DNA loops and semicatenated DNA junctions
공공데이터포털
Background Alternative DNA conformations are of particular interest as potential signals to mark important sites on the genome. The structural variability of CA microsatellites is particularly pronounced; these are repetitive poly(CA) · poly(TG) DNA sequences spread in all eukaryotic genomes as tracts of up to 60 base pairs long. Many in vitro studies have shown that the structure of poly(CA) · poly(TG) can vary markedly from the classical right handed DNA double helix and adopt diverse alternative conformations. Here we have studied the mechanism of formation and the structure of an alternative DNA structure, named Form X, which was observed previously by polyacrylamide gel electrophoresis of DNA fragments containing a tract of the CA microsatellite poly(CA) · poly(TG) but had not yet been characterized.

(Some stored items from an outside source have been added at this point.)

#pragma unroll
    for (int mt = 0; mt < 2; ++mt)
#pragma unroll
        for (int nt = 0; nt < 2; ++nt) {
            if (BNR) {
#pragma unroll
                for (int nu = 0; nu < 4; ++nu) asm volatile("" : "+a"(acc[nu][mt][nt]));
            }
            const f32x16 z0 = acc[0][mt][nt] + acc[1][mt][nt] + acc[2][mt][nt];
            const f32x16 z1 = acc[1][mt][nt] - acc[2][mt][nt] - acc[3][mt][nt];
            float* zb0 = smem + ((((wave * 2 + 0) * 2 + mt) * 2 + nt) << 10);
            float* zb1 = smem + ((((wave * 2 + 1) * 2 + mt) * 2 + nt) << 10);
#pragma unroll
            for (int j = 0; j < 16; ++j) {
                const int row = (j & 3) + 8 * (j >> 2) + 4 * h;
                zb0[row * 32 + r] = z0[j];
                zb1[row * 32 + r] = z1[j];
            }
            if (BNR) __builtin_amdgcn_sched_barrier(0);
        }
    __builtin_amdgcn_sched_barrier(0);
    const int mt = wave >> 1, nt = wave & 1;
    if (!BNR) WN_EPI_LANE();
    f32x4 bv = {0, 0, 0, 0};
    if (bias) bv = *(const f32x4*)(bias + cb);
    char* const yb = (char*)(y + (size_t)b * (EV ? T >> 1 : T) * F * Cout + cb);
    f32x4 q_kr = {0, 0, 0, 0}, q_nb = {0, 0, 0, 0}, a1 = {0, 0, 0, 0}, a2 = {0, 0, 0, 0};
    if (BNR) {
#pragma unroll
        for (int e = 0; e < 4; ++e) {
            const bool zero = gm[e] == 0.f || (br.ybelow != nullptr && fabsf(gm[e]) * 64.f < fabsf(q_beta[e]));
            const float rg = zero ? 0.f : 1.0f / gm[e];
            q_kr[e] = br.keep * rg;
            q_nb[e] = -q_beta[e] * rg;
        }
    }
    if (!BNR) WN_EPI_STRIDES();
    f32x4 R[RG ? 9 * RGC : 1];
#pragma unroll
    for (int k = 0; k < (RG ? 9 * RGC : 1); ++k) R[k] = (f32x4){0, 0, 0, 0};
    if (!BNR) WN_EPI_ROWS();
    unsigned xov[4];
#pragma unroll
    for (int k = 0; k < 4; ++k) xov[k] = RG ? xofftab[mt * 32 + rq + 8 * k] : 0u;
    auto prefetch = [&](int k, f32x4* pqd, unsigned* btd) {
#pragma unroll
        for (int n = 0; n < 4; ++n) prefetch_one(k, n, pqd, btd);
    };
    const bool wr_y = !RG || y != nullptr;

    __syncthreads();
    unsigned long long tkx = 0;
    if (BNR && geo.dbg) tkx = __builtin_amdgcn_s_memrealtime();
#pragma unroll
    for (int k = 0; k < 4; ++k) {
        const int m = rq + 8 * k;
        const unsigned ro = rov[k];
        if (PF == 2 && k >= 1 && k + 1 < 4) prefetch(k + 1, pqv[(k + 1) & 1], btv[(k + 1) & 1]);
        if (ro == 0xFFFFFFFFu) continue;
        const unsigned xo = xov[k];
#pragma unroll
        for (int jj = 0; jj < 2; ++jj) {
            f32x4 z[4];
#pragma unroll
            for (int xi = 0; xi < 4; ++xi) z[xi] = *(const f32x4*)(smem + ((((xi * 2 + jj) * 2 + mt) * 2 + nt) << 10) + m * 32 + c4);
            const f32x4 o[2] = {z[0] + z[1] + z[2] + bv, z[1] - z[2] - z[3] + bv};
            if (EV) {
                f32x4 pl;
#pragma unroll
                for (int e = 0; e < 4; ++e) pl[e] = fmaxf(fmaxf(o[0][e], o[1][e]), 0.f);
                *(f32x4*)(yb + ro + jj * cstride) = pl;
                continue;
            }
#pragma unroll
            for (int i = 0; i < 2; ++i) {
                const unsigned off = ro + i * rstride + jj * cstride;
                const f32x4 v = o[i];
                if (wr_y) *(f32x4*)(yb + off) = v;
                if (BNR) {
                    const f32x4 pq = pqv[k & (PF - 1)][jj * 2 + i];
                    f32x4 g0;
#pragma unroll
                    for (int e = 0; e < 4; ++e) g0[e] = pq[e] > 0.f ? v[e] : 0.f;
                    a1 += g0;
                    a2 += g0 * (pq * q_kr + q_nb);
                    if (RG) {
                        const unsigned bt = btv[k & (PF - 1)][jj * 2 + i];
                        f32x4 g1;
#pragma unroll
                        for (int e = 0; e < 4; ++e) g1[e] = ((bt >> e) & 1u) ? g0[e] : 0.f;
                        const f32x4 gA = g0 - g1;
#pragma unroll
                        for (int ci = 0; ci < RGC; ++ci) {
                            const float* xb = xs + ci * (F + 2) * XT + xo + jj * XT + 2 * i;
#pragma unroll
                            for (int kh = 0; kh < 3; ++kh) {
                                const f32x2 x01 = *(const f32x2*)(xb + kh * XT), x23 = *(const f32x2*)(xb + kh * XT + 2);
                                R[(kh * 3 + 0) * RGC + ci] += gA * x01[0] + g1 * x01[1];
                                R[(kh * 3 + 1) * RGC + ci] += gA * x01[1] + g1 * x23[0];
                                R[(kh * 3 + 2) * RGC + ci] += gA * x23[0] + g1 * x23[1];
                            }
                        }
                    }
                } else {
                    a1 += v;
                    a2 += v * v;
                }
            }
        }
    }
    if (stat && !EV) {
        float* red = smem + 32768;
        if (BNR) { a1 *= br.inv_keep; a2 *= br.inv_keep; }
#pragma unroll
        for (int e = 0; e < 4; ++e) {
#pragma unroll
            for (int o = 8; o < 64; o <<= 1) { a1[e] += __shfl_xor(a1[e], o, 64); a2[e] += __shfl_xor(a2[e], o, 64); }
        }
        if (lane < 8) {
            *(f32x4*)(red + (wave * 2 + 0) * 32 + c4) = a1;
            *(f32x4*)(red + (wave * 2 + 1) * 32 + c4) = a2;
        }
        float* red2 = xs + RGC * (F + 2) * XT;
        if (RG) {
#pragma unroll
            for (int k = 0; k < 9 * RGC; ++k) {
                R[k] *= br.inv_keep;
#pragma unroll
                for (int e = 0; e < 4; ++e) {
#pragma unroll
                    for (int o = 8; o < 64; o <<= 1) R[k][e] += __shfl_xor(R[k][e], o, 64);
                }
                if (lane < 8) *(f32x4*)(red2 + (wave * 9 * RGC + k) * 32 + c4) = R[k];
            }
        }
        __syncthreads();
        const size_t row = (size_t)b * geo.nblk * geo.ncg + blka;
        if (tid < 128) {
            const int which = tid >> 6, c = tid & 63, cn = c >> 5, cr = c & 31;
            const float a = red[((0 * 2 + cn) * 2 + which) * 32 + cr] + red[((1 * 2 + cn) * 2 + which) * 32 + cr];
            stat[row * 2 * Cout + which * Cout + co0 + c] = a;
        }
        if (RG && tid < 64) {
            const int cn = tid >> 5, cr = tid & 31;
            float* o = br.rgp + (row * Cout + co0 + tid) * (1 + 9 * RGC);
            o[0] = red[((0 * 2 + cn) * 2 + 0) * 32 + cr] + red[((1 * 2 + cn) * 2 + 0) * 32 + cr];
#pragma unroll
            for (int k = 0; k < 9 * RGC; ++k)
                o[1 + k] = red2[((0 * 2 + cn) * 9 * RGC + k) * 32 + cr] + red2[((1 * 2 + cn) * 9 * RGC + k) * 32 + cr];
        }
    }
    if (geo.dbg && tid == 0) {
        const unsigned long long tk3 = __builtin_amdgcn_s_memrealtime();
        atomicAdd(geo.dbg + 0, tk1 - tk0);
        atomicAdd(geo.dbg + 1, tk2 - tk1);
        atomicAdd(geo.dbg + 2, tk3 - tk2);
        atomicAdd(geo.dbg + 3, 1ull);
        if (BNR) atomicAdd(geo.dbg + 4, tkx - tk2);
    }
}

#undef WN_EPI_LANE
#undef WN_EPI_STRIDES
#undef WN_EPI_ROWS

template <typename K>
static int wino_set_lds(K kernel, size_t bytes) {
    hipError_t e = hipFuncSetAttribute((const void*)kernel, hipFuncAttributeMaxDynamicSharedMemorySize, (int)bytes);
    if (e != hipSuccess) { sed_set_error("hipFuncSetAttribute(%zu B LDS): %s", bytes, hipGetErrorString(e)); return (int)e; }
    return 0;
}

static unsigned long long* g_wino_dbg = nullptr;
#ifdef WN_ABLATION
static int g_wino_abl = 0;
extern "C" int sed_conv3x3_wino_ablate(int mask) { g_wino_abl = mask; return 0; }
#endif
extern "C" int sed_conv3x3_wino_phase_ticks(unsigned long long* buf) { g_wino_dbg = buf; return 0; }
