template <int K>
__device__ __forceinline__ void strands_to_row(const double (&acc)[K], double *__restrict__ rows, int R)
{
    __shared__ double sh[kBlock / 64][K];
    const int lane = threadIdx.x & 63, wave = threadIdx.x >> 6;
    if (lane == 0)
#pragma unroll
        for (int k = 0; k < K; ++k) sh[wave][k] = acc[k];
    __syncthreads();
    if (threadIdx.x < K) {
// ... 194 lines not shown
        const int k = threadIdx.x;
        double s[kFoldThreads / 64];
#pragma unroll
        for (int w = 0; w < kFoldThreads / 64; ++w) s[w] = sh[w][k];
#pragma unroll
        for (int span = 1; span < kFoldThreads / 64; span <<= 1)
#pragma unroll
            for (int w = 0; w < kFoldThreads / 64; w += 2 * span) s[w] = s[w] + s[w + span];
        sums[K0 + k] = s[0];
        s_sum[K0 + k] = s[0];
    }
    if (MODE == 0 && K0 == 0 && K == kCanonCols && threadIdx.x == 0)
        sums[kSumFar] = (double)__hip_atomic_load(&cs.s->far_acc, __ATOMIC_RELAXED, __HIP_MEMORY_SCOPE_AGENT);
    if constexpr (MODE == 0) return;
    __syncthreads();
    if (threadIdx.x != 0) return;
    if constexpr (MODE != 4)
        err_step_body(s_sum, cs.N, cs.threshold, cs.max_iter, cs.err_trace, cs.s, cs.hflag, cs.ticket, cs.h_state,
                      cs.h_trace);
    if constexpr (MODE == 1 || MODE == 4) horn_step_body(s_sum, cs.N, cs.c[0], cs.c[1], cs.c[2], 1, cs.cnt, cs.s);
}


template <int MODE>
__global__ __launch_bounds__(kFoldThreads) void canon_fold_cols_kernel(const double *__restrict__ rows, int R,
                                                                       double *__restrict__ sums, CanonStep cs, int S)
{
    __shared__ double sh[kFoldThreads / 64];
    __shared__ double s_sum[kCanonCols];
    __shared__ int s_last;
    const int lane = threadIdx.x & 63, wave = threadIdx.x >> 6, k = blockIdx.x;
    const double *col = rows + (size_t)k * (S > 0 ? S : R);
    double a = 0.0;
    constexpr int U = 4;
    for (int r0 = threadIdx.x; r0 < R; r0 += U * kFoldThreads) {
        double v[U];
#pragma unroll
        for (int u = 0; u < U; ++u) {
            const int r = r0 + u * kFoldThreads;
            v[u] = r < R ? canon_row_value(col, S, r) : 0.0;
        }
#pragma unroll
        for (int u = 0; u < U; ++u)
            if (r0 + u * kFoldThreads < R) a = a + v[u];
    }
    const double w = wave_tree_halves(a);
    const double two = lane_value(w, 31) + lane_value(w, 63);
    if (lane == 0) sh[wave] = two;
    __syncthreads();
    if (threadIdx.x == 0) {
// ... 30 lines not shown
                          int n, double *yx, double *yy, double *yz, const IterState *st_dev, double *rows,
                          hipStream_t st, const int *kpos, const double4 *m4kd, bool y_ready)
{
    if (n <= 0) return;
    const int R = canon_rows((size_t)n);
    if (y_ready)
        canon_moments_kernel<true><<<R, kBlock, 0, st>>>(idx, m4, px, py, pz, n, yx, yy, yz, st_dev, rows, kpos, m4kd);
    else
        canon_moments_kernel<false><<<R, kBlock, 0, st>>>(idx, m4, px, py, pz, n, yx, yy, yz, st_dev, rows, kpos, m4kd);
}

Results Formation of Form X was found to occur upon reassociation of the strands of a DNA fragment containing a tract of poly(CA) · poly(TG), in a process strongly stimulated by the nuclear proteins HMG1 and HMG2. By inserting Form X into DNA minicircles, we show that the DNA strands do not run fully side by side but instead form a DNA knot. When present in a closed DNA molecule, Form X becomes resistant to heating to 100°C and to alkaline pH. Conclusions Our data strongly support a model of Form X consisting in a DNA loop at the base of which the two DNA duplexes cross, with one of the strands of one duplex passing between the strands of the other duplex, and reciprocally, to form a semicatenated DNA junction also called a DNA hemicatenane.